DATA RECORDS =>
==========

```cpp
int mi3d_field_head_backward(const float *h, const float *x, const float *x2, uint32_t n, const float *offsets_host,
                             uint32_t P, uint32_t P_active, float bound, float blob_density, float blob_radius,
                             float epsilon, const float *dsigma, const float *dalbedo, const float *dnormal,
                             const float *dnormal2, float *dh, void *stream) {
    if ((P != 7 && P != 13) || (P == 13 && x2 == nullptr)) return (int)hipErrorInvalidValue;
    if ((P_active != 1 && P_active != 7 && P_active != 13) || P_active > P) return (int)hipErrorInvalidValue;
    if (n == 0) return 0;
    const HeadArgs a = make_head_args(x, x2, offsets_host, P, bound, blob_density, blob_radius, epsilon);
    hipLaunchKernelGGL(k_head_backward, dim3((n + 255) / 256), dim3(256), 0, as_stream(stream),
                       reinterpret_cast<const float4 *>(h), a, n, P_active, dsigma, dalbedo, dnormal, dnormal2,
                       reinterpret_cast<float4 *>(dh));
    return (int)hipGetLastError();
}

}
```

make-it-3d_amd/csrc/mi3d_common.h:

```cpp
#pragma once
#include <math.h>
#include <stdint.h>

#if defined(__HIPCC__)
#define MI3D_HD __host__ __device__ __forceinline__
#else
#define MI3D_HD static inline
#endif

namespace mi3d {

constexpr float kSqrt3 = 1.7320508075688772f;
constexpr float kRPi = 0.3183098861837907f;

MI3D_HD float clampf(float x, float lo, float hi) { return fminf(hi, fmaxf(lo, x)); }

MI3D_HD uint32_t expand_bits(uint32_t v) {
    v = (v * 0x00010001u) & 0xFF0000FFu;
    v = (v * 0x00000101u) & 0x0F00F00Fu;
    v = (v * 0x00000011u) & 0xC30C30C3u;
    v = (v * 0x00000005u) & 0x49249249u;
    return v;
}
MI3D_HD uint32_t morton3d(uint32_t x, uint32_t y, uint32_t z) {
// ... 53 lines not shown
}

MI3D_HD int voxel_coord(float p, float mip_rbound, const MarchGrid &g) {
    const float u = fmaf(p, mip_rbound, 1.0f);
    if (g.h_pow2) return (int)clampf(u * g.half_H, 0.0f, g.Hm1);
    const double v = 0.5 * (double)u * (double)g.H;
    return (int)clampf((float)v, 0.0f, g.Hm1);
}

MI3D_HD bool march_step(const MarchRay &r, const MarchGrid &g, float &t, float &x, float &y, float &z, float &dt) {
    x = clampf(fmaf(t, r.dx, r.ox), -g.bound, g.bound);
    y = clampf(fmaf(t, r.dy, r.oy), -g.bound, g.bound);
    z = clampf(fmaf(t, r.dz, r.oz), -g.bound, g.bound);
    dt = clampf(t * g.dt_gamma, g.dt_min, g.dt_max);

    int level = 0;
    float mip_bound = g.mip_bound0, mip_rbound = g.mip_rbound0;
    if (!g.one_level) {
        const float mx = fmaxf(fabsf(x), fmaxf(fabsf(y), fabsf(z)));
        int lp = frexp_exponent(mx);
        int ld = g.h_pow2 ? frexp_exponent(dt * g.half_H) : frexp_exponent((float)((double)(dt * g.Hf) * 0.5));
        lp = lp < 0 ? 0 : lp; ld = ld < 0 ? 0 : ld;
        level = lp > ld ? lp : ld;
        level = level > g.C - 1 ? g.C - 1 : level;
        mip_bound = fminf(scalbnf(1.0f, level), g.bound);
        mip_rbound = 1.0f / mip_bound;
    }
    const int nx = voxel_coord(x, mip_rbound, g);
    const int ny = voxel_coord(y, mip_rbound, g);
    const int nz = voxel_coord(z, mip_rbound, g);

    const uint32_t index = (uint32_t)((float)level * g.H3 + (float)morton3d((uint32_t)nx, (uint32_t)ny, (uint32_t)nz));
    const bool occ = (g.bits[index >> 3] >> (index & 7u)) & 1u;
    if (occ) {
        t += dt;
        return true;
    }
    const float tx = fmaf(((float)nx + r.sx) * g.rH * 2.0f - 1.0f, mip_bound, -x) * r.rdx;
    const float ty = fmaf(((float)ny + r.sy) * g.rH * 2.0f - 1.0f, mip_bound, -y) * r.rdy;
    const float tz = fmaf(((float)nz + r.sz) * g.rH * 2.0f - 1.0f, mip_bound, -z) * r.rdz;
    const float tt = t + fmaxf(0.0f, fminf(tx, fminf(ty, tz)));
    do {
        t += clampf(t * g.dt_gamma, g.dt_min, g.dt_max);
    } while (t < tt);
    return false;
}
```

==========

Reproduce the records above exactly as they appear.

TASK SOLUTION =>
```cpp
int mi3d_field_head_backward(const float *h, const float *x, const float *x2, uint32_t n, const float *offsets_host,
                             uint32_t P, uint32_t P_active, float bound, float blob_density, float blob_radius,
                             float epsilon, const float *dsigma, const float *dalbedo, const float *dnormal,
                             const float *dnormal2, float *dh, void *stream) {
    if ((P != 7 && P != 13) || (P == 13 && x2 == nullptr)) return (int)hipErrorInvalidValue;
    if ((P_active != 1 && P_active != 7 && P_active != 13) || P_active > P) return (int)hipErrorInvalidValue;
    if (n == 0) return 0;
    const HeadArgs a = make_head_args(x, x2, offsets_host, P, bound, blob_density, blob_radius, epsilon);
    hipLaunchKernelGGL(k_head_backward, dim3((n + 255) / 256), dim3(256), 0, as_stream(stream),
                       reinterpret_cast<const float4 *>(h), a, n, P_active, dsigma, dalbedo, dnormal, dnormal2,
                       reinterpret_cast<float4 *>(dh));
    return (int)hipGetLastError();
}

}
```

make-it-3d_amd/csrc/mi3d_common.h:

```cpp
#pragma once
#include <math.h>
#include <stdint.h>

#if defined(__HIPCC__)
#define MI3D_HD __host__ __device__ __forceinline__
#else
#define MI3D_HD static inline
#endif

namespace mi3d {

constexpr float kSqrt3 = 1.7320508075688772f;
constexpr float kRPi = 0.3183098861837907f;

MI3D_HD float clampf(float x, float lo, float hi) { return fminf(hi, fmaxf(lo, x)); }

MI3D_HD uint32_t expand_bits(uint32_t v) {
    v = (v * 0x00010001u) & 0xFF0000FFu;
    v = (v * 0x00000101u) & 0x0F00F00Fu;
    v = (v * 0x00000011u) & 0xC30C30C3u;
    v = (v * 0x00000005u) & 0x49249249u;
    return v;
}
MI3D_HD uint32_t morton3d(uint32_t x, uint32_t y, uint32_t z) {
// ... 53 lines not shown
}

MI3D_HD int voxel_coord(float p, float mip_rbound, const MarchGrid &g) {
    const float u = fmaf(p, mip_rbound, 1.0f);
    if (g.h_pow2) return (int)clampf(u * g.half_H, 0.0f, g.Hm1);
    const double v = 0.5 * (double)u * (double)g.H;
    return (int)clampf((float)v, 0.0f, g.Hm1);
}

MI3D_HD bool march_step(const MarchRay &r, const MarchGrid &g, float &t, float &x, float &y, float &z, float &dt) {
    x = clampf(fmaf(t, r.dx, r.ox), -g.bound, g.bound);
    y = clampf(fmaf(t, r.dy, r.oy), -g.bound, g.bound);
    z = clampf(fmaf(t, r.dz, r.oz), -g.bound, g.bound);
    dt = clampf(t * g.dt_gamma, g.dt_min, g.dt_max);

    int level = 0;
    float mip_bound = g.mip_bound0, mip_rbound = g.mip_rbound0;
    if (!g.one_level) {
        const float mx = fmaxf(fabsf(x), fmaxf(fabsf(y), fabsf(z)));
        int lp = frexp_exponent(mx);
        int ld = g.h_pow2 ? frexp_exponent(dt * g.half_H) : frexp_exponent((float)((double)(dt * g.Hf) * 0.5));
        lp = lp < 0 ? 0 : lp; ld = ld < 0 ? 0 : ld;
        level = lp > ld ? lp : ld;
        level = level > g.C - 1 ? g.C - 1 : level;
        mip_bound = fminf(scalbnf(1.0f, level), g.bound);
        mip_rbound = 1.0f / mip_bound;
    }
    const int nx = voxel_coord(x, mip_rbound, g);
    const int ny = voxel_coord(y, mip_rbound, g);
    const int nz = voxel_coord(z, mip_rbound, g);

    const uint32_t index = (uint32_t)((float)level * g.H3 + (float)morton3d((uint32_t)nx, (uint32_t)ny, (uint32_t)nz));
    const bool occ = (g.bits[index >> 3] >> (index & 7u)) & 1u;
    if (occ) {
        t += dt;
        return true;
    }
    const float tx = fmaf(((float)nx + r.sx) * g.rH * 2.0f - 1.0f, mip_bound, -x) * r.rdx;
    const float ty = fmaf(((float)ny + r.sy) * g.rH * 2.0f - 1.0f, mip_bound, -y) * r.rdy;
    const float tz = fmaf(((float)nz + r.sz) * g.rH * 2.0f - 1.0f, mip_bound, -z) * r.rdz;
    const float tt = t + fmaxf(0.0f, fminf(tx, fminf(ty, tz)));
    do {
        t += clampf(t * g.dt_gamma, g.dt_min, g.dt_max);
    } while (t < tt);
    return false;
}
```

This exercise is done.